Only lines containing the string "gather" belong in the answer; copy all of them from the entries.

━━━ PROVIDED RECORDS

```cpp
extern "C" int fvp_project_individual_triplane(const float* heat_cl, const float* cams, const int32_t* frame_set,
                                               const int32_t* person_frame, const uint8_t* person_valid,
                                               const int32_t* boxes, const float* fx, const float* fy,
                                               const float* fz, const int32_t* fine, int C, int nP, const FvpGeom* g,
                                               float* planes, int persons_per_frame, const float* fine_grid,
                                               fvp_stream_t s) {
  FVP_REQUIRE(heat_cl && cams && frame_set && person_frame && boxes && fx && fy && fz && planes && nP >= 0);
  FVP_REQUIRE(!fine_grid || fine);
  if (int e = check_geom(g)) return e;
  if (int e = check_cube(C)) return e;
  if (nP == 0) return 0;
  const int ppf = (persons_per_frame > 0 && nP % persons_per_frame == 0) ? persons_per_frame : nP;
  [[maybe_unused]] const int chunks = ceil_div(C * C, 256);
  const int nvl = ceil_div(g->JP, 16);
  ProfScope ps(FVP_K_PROJECT_TRIPLANE, as_stream(s));
  const int F0 = fine_grid ? fine[0] : 0, F1 = fine_grid ? fine[1] : 0, F2 = fine_grid ? fine[2] : 0;
  const int nby = ceil_div(C, kBY);
#if FVP_DIAG
  const int nbx = ceil_div(C, kBX);
  static const bool gather = fvp::diag_env("FVP_TRIPLANE_GATHER") != nullptr;
  const bool quad_form = fvp::diag_env("FVP_TRIPLANE_QUAD") != nullptr;
  static const int tri_ablate_env = fvp::diag_env("FVP_TRI_ABLATE") ? atoi(fvp::diag_env("FVP_TRI_ABLATE")) : 0;
  const char* tt_env = fvp::diag_env("FVP_TRI_TWO_TILE");
  const bool staged = fvp::diag_env("FVP_TRIPLANE_STAGED") != nullptr;
  const bool force_lane = fvp::diag_env("FVP_TRIPLANE_LANE") != nullptr;
  const bool lane_form = !gather && !quad_form && g->JP <= 20 && ((staged && g->JP != 16) || force_lane);
  const int tri_ablate = (tri_ablate_env & ~16) | ((tt_env ? atoi(tt_env) != 0 : lane_form) ? 16 : 0);
  auto cap_lim = [](int cap) { const char* e = fvp::diag_env("FVP_TRI_CAP_PX"); const int v = e ? atoi(e) : cap; return v > 0 && v < cap ? v : cap; };
  const int cap_px = int((36 * 1024) / (size_t(g->JP) * 4));
  const size_t lds = 2 * size_t(cap_px) * g->JP * 4 + 64;
  if (lane_form) {
    const int lq = (g->JP / 4) | 1;
    const int cap_px = int((36 * 1024) / (size_t(lq) * 16));
    const size_t lds = 2 * size_t(cap_px) * lq * 16 + 64;
    FVP_LIMIT(size_t(cap_px) * lq * 4 >= size_t(kBX * kBY + (kBX + kBY) * 32) * g->JP);
#define CALL2(NQ_, CACHED_)                                                                                       \
  {                                                                                                                \
    static LdsOptIn optin;                                                                                         \
    auto k = &k_project_triplane_lds2<NQ_, CACHED_>;                                                              \
    if (int e = lds_opt_in(optin, reinterpret_cast<const void*>(k), lds)) return e;                                \
    hipLaunchKernelGGL(k, dim3(nbx * nby * nP), dim3(kTriThreads), lds, as_stream(s), heat_cl,                     \
                       reinterpret_cast<const Cam*>(cams), frame_set, person_frame, person_valid, boxes, fx, fy, fz, C, \
                       nP, nbx, nby, ppf, cap_px, *g, fine_grid, F0, F1, F2, planes, tri_ablate, cap_lim(cap_px));                  \
  }
#define CASE2(NQ_) case NQ_: if (fine_grid) CALL2(NQ_, true) else CALL2(NQ_, false) break;
    switch (g->JP / 4) {
      CASE2(1) CASE2(2) CASE2(3) CASE2(4) CASE2(5)
      default: return FVP_ELIMIT;
    }
#undef CASE2
#undef CALL2
    return launch_status();
  }
  const bool blk_form = !gather && !quad_form && !staged;
#else
  constexpr bool blk_form = true;
#endif
  if (blk_form && nvl <= 2) {
    const int nbx2 = ceil_div(C, kBlkBX);
    const int bz = nvl == 2 ? 16 : kBlkBZ;
    int zsh = 0;
    while ((1 << zsh) < C) ++zsh;
    const size_t lds_z = (size_t(kBlkBX + kBY) << zsh) * (g->JP + 1) * 4;
#if FVP_DIAG
    const char* zr_env = fvp::diag_env("FVP_TRI_ZRES");
    const bool zres = zr_env && atoi(zr_env) != 0 && (1 << zsh) >= bz && lds_z <= kTriZresMaxLds;
#else
    constexpr bool zres = false;
#endif
    const bool fits32 = (long long)g->H * g->W * g->JP * g->V <= INT_MAX && (long long)F0 * F1 * F2 * g->V <= INT_MAX;
    bool owned = tri_owned_lds(C, g->JP) <= kTriOwnMaxLds && fits32 && !zres;
    int ny = tri_owned_ny(C);
#if FVP_DIAG
    if (const char* e = fvp::diag_env("FVP_TRI_OWNED")) owned = owned && atoi(e) != 0;
    if (const char* e = fvp::diag_env("FVP_TRI_NY")) {
      const int v = atoi(e), top = ceil_div(C, kBY);
      ny = v < 1 ? 1 : (v > top ? top : v);
    }
#endif
    if (owned) {
      const int nsx = ceil_div(C, kOwnSX);
      int zsh_o = 0;
      while ((1 << zsh_o) < C || (1 << zsh_o) < kOwnBZ) ++zsh_o;
      const size_t lds_o = tri_owned_lds(C, g->JP);
      const bool q5o = nvl == 2 && g->JP == 20 && fvp::diag_env("FVP_TRI_NO_Q5") == nullptr;
#define CALLO(NVL_, CACHED_, Q5_)                                                                                            \
  hipLaunchKernelGGL((k_project_triplane_own<NVL_, CACHED_, Q5_>), dim3(nsx * ny * nP), dim3(kOwnThreads), lds_o,           \
                     as_stream(s), heat_cl, reinterpret_cast<const Cam*>(cams), frame_set, person_frame, person_valid, boxes, \
                     fx, fy, fz, C, nP, nsx, ny, ppf, *g, fine_grid, F0, F1, F2, planes, zsh_o)
      if (q5o) { if (fine_grid) CALLO(2, true, true); else CALLO(2, false, true); }
      else if (nvl == 2) { if (fine_grid) CALLO(2, true, false); else CALLO(2, false, false); }
      else { if (fine_grid) CALLO(1, true, false); else CALLO(1, false, false); }
#undef CALLO
      return launch_status();
    }
    const size_t lds_b = zres ? lds_z : size_t(kBlkBX * kBY + (kBlkBX + kBY) * bz) * (g->JP + 1) * 4;
#define CALLB(NVL_, CACHED_, ZRES_)                                                                                          \
  hipLaunchKernelGGL((k_project_triplane_blk<NVL_, CACHED_, ZRES_>), dim3(nbx2 * nby * nP), dim3(kBlkThreads), lds_b,       \
                     as_stream(s), heat_cl, reinterpret_cast<const Cam*>(cams), frame_set, person_frame, person_valid, boxes, \
                     fx, fy, fz, C, nP, nbx2, nby, ppf, *g, fine_grid, F0, F1, F2, planes, zsh)
#if FVP_DIAG
#define CALLB2(NVL_)                                                                     \
  {                                                                                      \
    if (fine_grid) { if (zres) CALLB(NVL_, true, true); else CALLB(NVL_, true, false); } \
    else { if (zres) CALLB(NVL_, false, true); else CALLB(NVL_, false, false); }         \
  }
#else
#define CALLB2(NVL_)                                                                     \
  {                                                                                      \
    if (fine_grid) CALLB(NVL_, true, false); else CALLB(NVL_, false, false);             \
  }
#endif
    const bool q5 = nvl == 2 && g->JP == 20 && !zres && fvp::diag_env("FVP_TRI_NO_Q5") == nullptr;
    if (q5) {
      if (fine_grid)
        hipLaunchKernelGGL((k_project_triplane_blk<2, true, false, true>), dim3(nbx2 * nby * nP), dim3(kBlkThreads), lds_b, as_stream(s),
                           heat_cl, reinterpret_cast<const Cam*>(cams), frame_set, person_frame, person_valid, boxes, fx, fy, fz, C, nP,
                           nbx2, nby, ppf, *g, fine_grid, F0, F1, F2, planes, zsh);
      else
        hipLaunchKernelGGL((k_project_triplane_blk<2, false, false, true>), dim3(nbx2 * nby * nP), dim3(kBlkThreads), lds_b, as_stream(s),
                           heat_cl, reinterpret_cast<const Cam*>(cams), frame_set, person_frame, person_valid, boxes, fx, fy, fz, C, nP,
                           nbx2, nby, ppf, *g, fine_grid, F0, F1, F2, planes, zsh);
    } else if (nvl == 2) CALLB2(2) else CALLB2(1)
#undef CALLB2
#undef CALLB
    return launch_status();
  }
#if FVP_DIAG
  if (!gather && nvl <= 2) {
    FVP_LIMIT(cap_px >= kBX * kBY + (kBX + kBY) * (nvl == 1 ? 32 : 16));
#define CALL(NVL_, CACHED_)                                                                                        \
  {                                                                                                                \
    static LdsOptIn optin;                                                                                         \
    auto k = &k_project_triplane_lds<NVL_, CACHED_>;                                                               \
    if (int e = lds_opt_in(optin, reinterpret_cast<const void*>(k), lds)) return e;                                \
    hipLaunchKernelGGL(k, dim3(nbx * nby * nP), dim3(kTriThreads), lds, as_stream(s), heat_cl,                     \
                       reinterpret_cast<const Cam*>(cams), frame_set, person_frame, person_valid, boxes, fx, fy, fz, C, \
                       nP, nbx, nby, ppf, cap_px, *g, fine_grid, F0, F1, F2, planes, tri_ablate, cap_lim(cap_px));                  \
  }
    if (nvl == 1) {
      if (fine_grid) CALL(1, true) else CALL(1, false)
    } else {
      if (fine_grid) CALL(2, true) else CALL(2, false)
    }
#undef CALL
    return launch_status();
  }
  if (nvl == 1) {
    auto k = &k_project_triplane<1>;
    hipLaunchKernelGGL(k, dim3(chunks * nP), dim3(1024), 0, as_stream(s), heat_cl, reinterpret_cast<const Cam*>(cams),
                       frame_set, person_frame, person_valid, boxes, fx, fy, fz, C, nP, chunks, ppf, *g, planes);
  } else if (nvl == 2) {
    auto k = &k_project_triplane<2>;
    hipLaunchKernelGGL(k, dim3(chunks * nP), dim3(1024), 0, as_stream(s), heat_cl, reinterpret_cast<const Cam*>(cams),
                       frame_set, person_frame, person_valid, boxes, fx, fy, fz, C, nP, chunks, ppf, *g, planes);
  } else {
    return FVP_ELIMIT;
  }
  return launch_status();
#else
  return FVP_ELIMIT;
#endif
}
```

━━━━━━

### [SOLVED PROBLEM]
  static const bool gather = fvp::diag_env("FVP_TRIPLANE_GATHER") != nullptr;
  const bool lane_form = !gather && !quad_form && g->JP <= 20 && ((staged && g->JP != 16) || force_lane);
  const bool blk_form = !gather && !quad_form && !staged;
  if (!gather && nvl <= 2) {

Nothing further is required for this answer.